Task objective
Each line below containing the word "coff" needs to be shown.

Dataset records
___

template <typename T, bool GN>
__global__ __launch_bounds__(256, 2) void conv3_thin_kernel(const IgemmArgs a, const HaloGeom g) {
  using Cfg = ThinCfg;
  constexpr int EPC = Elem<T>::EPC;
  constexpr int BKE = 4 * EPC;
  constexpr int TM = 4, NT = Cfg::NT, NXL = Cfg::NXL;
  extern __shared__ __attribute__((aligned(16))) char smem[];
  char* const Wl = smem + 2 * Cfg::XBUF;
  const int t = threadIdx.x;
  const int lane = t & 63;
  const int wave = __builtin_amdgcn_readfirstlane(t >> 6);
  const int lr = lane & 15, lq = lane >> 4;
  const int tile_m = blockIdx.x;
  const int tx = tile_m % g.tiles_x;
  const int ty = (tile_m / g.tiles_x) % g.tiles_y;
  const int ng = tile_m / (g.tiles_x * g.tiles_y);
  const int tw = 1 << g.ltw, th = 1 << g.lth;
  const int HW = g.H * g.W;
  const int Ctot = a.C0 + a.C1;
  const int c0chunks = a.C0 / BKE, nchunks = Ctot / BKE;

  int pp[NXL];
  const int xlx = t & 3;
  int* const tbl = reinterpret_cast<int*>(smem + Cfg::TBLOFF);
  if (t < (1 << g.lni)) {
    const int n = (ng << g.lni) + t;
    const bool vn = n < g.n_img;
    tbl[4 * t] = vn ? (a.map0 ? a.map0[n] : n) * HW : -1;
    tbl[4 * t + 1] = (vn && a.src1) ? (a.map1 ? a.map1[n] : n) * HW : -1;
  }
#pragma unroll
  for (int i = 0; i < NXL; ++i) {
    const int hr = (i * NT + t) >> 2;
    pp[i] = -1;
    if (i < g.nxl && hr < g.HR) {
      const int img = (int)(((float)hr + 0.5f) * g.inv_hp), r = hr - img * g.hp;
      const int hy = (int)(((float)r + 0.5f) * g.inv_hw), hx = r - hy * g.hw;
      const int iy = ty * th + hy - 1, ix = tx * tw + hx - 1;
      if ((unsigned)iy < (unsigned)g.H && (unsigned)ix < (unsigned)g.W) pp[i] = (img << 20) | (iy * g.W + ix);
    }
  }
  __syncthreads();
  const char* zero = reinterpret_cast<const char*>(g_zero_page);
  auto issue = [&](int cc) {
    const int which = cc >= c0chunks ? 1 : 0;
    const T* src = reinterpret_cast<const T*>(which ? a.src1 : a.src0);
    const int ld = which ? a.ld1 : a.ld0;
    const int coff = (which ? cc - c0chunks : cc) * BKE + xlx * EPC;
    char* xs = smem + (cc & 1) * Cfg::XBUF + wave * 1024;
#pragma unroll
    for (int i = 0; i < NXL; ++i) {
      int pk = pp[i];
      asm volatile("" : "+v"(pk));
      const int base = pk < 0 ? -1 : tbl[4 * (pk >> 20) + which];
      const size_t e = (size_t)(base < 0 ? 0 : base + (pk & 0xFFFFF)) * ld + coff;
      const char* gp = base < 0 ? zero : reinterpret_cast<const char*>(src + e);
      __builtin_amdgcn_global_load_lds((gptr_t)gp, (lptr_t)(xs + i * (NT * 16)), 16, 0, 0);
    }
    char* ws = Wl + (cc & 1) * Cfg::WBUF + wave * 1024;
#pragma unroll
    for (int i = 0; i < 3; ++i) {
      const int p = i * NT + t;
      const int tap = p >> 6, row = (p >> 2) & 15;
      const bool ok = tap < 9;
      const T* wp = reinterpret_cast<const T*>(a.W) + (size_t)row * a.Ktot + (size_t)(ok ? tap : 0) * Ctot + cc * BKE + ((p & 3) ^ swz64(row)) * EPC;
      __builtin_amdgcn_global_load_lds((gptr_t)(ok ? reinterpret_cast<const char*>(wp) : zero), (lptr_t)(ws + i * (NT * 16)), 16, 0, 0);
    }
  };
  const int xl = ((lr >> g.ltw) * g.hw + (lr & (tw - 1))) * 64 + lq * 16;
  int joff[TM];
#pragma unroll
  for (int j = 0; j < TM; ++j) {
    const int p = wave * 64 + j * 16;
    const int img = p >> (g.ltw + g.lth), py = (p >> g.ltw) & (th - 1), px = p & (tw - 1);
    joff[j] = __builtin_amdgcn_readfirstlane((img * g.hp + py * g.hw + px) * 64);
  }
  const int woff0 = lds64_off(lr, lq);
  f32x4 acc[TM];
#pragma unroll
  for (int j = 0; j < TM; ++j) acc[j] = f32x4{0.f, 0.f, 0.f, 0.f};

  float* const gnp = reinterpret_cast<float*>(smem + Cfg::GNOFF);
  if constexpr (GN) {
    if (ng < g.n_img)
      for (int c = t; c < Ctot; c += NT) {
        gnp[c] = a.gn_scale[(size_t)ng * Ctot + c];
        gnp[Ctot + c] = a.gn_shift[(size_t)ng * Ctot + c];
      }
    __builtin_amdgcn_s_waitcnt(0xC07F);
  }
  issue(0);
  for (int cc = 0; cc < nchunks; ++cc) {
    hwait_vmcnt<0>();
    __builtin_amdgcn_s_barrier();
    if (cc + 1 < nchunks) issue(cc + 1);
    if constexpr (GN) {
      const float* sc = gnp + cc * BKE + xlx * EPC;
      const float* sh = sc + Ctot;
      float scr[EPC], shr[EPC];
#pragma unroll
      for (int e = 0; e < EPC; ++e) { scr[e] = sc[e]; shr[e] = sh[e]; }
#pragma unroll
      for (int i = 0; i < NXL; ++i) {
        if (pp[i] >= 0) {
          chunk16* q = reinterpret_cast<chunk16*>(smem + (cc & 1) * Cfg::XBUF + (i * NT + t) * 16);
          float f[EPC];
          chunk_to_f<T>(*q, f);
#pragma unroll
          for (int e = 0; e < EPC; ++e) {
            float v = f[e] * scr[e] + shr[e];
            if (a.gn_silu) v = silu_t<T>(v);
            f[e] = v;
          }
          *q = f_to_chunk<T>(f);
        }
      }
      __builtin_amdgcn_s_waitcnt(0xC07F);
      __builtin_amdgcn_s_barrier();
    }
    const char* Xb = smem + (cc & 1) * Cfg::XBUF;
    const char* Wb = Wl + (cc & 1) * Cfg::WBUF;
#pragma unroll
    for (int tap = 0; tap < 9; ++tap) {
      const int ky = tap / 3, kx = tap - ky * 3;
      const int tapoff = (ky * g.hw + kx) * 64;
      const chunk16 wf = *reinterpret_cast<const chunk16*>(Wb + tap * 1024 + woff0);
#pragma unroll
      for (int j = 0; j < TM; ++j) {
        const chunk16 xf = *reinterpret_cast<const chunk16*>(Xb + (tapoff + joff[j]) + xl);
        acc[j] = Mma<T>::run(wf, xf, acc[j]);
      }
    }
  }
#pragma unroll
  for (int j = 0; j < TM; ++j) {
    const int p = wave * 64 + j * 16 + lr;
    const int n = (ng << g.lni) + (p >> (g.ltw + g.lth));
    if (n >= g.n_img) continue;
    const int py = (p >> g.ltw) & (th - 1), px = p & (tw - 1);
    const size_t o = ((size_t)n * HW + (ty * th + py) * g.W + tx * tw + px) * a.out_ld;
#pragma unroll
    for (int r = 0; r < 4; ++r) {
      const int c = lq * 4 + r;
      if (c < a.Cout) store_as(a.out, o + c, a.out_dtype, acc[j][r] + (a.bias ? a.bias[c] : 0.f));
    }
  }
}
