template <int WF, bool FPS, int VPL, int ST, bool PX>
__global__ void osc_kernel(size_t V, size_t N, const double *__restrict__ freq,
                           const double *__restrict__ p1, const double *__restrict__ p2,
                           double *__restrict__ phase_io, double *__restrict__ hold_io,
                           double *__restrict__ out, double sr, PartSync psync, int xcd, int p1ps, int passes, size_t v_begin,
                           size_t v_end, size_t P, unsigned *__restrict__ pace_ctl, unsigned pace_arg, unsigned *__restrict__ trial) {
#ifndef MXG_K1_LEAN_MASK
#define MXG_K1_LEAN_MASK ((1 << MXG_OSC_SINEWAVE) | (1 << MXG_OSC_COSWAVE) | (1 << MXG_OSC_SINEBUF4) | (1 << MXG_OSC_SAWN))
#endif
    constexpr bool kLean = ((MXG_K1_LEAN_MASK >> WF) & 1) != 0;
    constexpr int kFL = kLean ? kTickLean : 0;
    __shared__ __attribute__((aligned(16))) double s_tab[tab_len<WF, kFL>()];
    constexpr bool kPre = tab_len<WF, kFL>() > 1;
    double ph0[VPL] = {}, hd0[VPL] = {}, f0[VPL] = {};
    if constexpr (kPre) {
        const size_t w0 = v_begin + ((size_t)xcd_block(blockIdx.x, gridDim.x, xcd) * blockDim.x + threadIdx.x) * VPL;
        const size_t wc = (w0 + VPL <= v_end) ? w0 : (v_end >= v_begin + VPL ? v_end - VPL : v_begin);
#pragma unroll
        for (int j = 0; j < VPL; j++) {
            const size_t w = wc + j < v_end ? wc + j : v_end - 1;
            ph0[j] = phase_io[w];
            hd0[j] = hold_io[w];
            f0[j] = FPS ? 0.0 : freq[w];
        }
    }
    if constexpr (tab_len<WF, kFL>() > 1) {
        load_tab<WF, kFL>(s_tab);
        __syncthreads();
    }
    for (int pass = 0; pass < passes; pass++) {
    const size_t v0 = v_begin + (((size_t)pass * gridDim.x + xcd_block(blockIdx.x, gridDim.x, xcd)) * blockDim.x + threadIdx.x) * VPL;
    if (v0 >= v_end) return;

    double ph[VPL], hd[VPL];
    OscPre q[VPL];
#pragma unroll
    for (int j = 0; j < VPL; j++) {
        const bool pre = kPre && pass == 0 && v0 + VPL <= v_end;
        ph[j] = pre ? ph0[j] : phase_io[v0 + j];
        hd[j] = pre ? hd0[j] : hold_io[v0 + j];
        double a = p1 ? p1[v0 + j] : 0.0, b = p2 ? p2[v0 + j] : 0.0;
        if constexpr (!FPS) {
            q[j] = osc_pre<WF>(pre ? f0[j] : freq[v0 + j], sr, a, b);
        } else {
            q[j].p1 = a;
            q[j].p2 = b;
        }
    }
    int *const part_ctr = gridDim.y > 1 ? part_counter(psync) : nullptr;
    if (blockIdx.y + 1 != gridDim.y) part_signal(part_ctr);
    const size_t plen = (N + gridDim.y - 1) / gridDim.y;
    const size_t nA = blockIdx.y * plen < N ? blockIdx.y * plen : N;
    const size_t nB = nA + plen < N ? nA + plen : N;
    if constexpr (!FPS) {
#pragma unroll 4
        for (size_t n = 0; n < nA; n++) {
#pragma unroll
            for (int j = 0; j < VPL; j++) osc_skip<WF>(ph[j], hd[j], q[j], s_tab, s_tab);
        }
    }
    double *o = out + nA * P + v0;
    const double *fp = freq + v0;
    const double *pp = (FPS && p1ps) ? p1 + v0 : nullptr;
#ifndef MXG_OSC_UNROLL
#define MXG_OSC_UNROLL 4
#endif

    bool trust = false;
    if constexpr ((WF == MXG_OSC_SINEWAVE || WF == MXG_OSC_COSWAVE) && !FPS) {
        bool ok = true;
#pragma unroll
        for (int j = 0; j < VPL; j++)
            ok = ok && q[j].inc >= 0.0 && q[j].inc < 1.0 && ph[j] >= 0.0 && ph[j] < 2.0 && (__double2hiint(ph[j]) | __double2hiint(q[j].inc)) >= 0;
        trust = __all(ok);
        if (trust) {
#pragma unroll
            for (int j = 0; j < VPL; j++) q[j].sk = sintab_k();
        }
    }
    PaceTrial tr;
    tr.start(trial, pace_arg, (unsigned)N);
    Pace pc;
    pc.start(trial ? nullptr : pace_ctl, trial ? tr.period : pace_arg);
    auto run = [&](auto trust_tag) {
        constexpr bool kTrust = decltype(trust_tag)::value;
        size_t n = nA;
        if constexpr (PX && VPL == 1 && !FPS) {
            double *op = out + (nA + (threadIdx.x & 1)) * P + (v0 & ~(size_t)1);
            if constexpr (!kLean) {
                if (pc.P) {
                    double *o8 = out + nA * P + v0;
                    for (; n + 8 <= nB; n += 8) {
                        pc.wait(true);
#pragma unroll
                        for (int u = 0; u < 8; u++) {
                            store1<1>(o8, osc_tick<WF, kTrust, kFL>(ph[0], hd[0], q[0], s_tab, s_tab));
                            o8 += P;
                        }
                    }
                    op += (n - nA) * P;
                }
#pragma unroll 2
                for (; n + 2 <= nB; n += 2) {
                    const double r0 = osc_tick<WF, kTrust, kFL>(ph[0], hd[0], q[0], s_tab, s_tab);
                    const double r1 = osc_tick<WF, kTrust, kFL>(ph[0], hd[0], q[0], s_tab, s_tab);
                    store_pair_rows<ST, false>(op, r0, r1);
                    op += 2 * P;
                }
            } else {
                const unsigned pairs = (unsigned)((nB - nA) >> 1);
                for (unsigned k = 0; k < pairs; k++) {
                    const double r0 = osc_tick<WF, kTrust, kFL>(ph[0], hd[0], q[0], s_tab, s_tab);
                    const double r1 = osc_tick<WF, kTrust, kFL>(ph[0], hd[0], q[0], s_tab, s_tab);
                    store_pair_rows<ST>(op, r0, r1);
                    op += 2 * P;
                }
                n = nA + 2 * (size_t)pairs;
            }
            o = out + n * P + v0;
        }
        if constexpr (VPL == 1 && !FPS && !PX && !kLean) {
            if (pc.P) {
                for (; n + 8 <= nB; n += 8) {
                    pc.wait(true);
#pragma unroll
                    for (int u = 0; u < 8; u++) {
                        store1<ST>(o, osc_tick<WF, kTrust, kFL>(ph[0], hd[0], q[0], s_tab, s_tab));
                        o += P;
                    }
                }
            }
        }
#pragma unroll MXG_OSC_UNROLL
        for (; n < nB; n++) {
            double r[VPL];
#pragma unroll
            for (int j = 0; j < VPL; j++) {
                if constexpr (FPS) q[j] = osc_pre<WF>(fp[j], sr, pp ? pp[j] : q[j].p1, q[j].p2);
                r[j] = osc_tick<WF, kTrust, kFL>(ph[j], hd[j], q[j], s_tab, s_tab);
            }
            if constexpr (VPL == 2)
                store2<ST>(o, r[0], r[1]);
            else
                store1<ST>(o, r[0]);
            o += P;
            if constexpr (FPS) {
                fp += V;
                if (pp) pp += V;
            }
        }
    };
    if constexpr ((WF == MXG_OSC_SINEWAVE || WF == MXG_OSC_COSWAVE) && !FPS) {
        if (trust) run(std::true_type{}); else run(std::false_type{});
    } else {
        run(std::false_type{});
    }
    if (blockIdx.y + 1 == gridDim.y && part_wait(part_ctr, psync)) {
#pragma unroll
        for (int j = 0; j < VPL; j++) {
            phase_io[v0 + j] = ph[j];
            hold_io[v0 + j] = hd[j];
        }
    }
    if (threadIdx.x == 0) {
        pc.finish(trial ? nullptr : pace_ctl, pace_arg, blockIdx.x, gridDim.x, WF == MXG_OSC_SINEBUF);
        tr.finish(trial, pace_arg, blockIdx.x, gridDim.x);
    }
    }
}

___

Answer to this task
    const int coff = (which ? cc - c0chunks : cc) * BKE + xlx * EPC;
      const size_t e = (size_t)(base < 0 ? 0 : base + (pk & 0xFFFFF)) * ld + coff;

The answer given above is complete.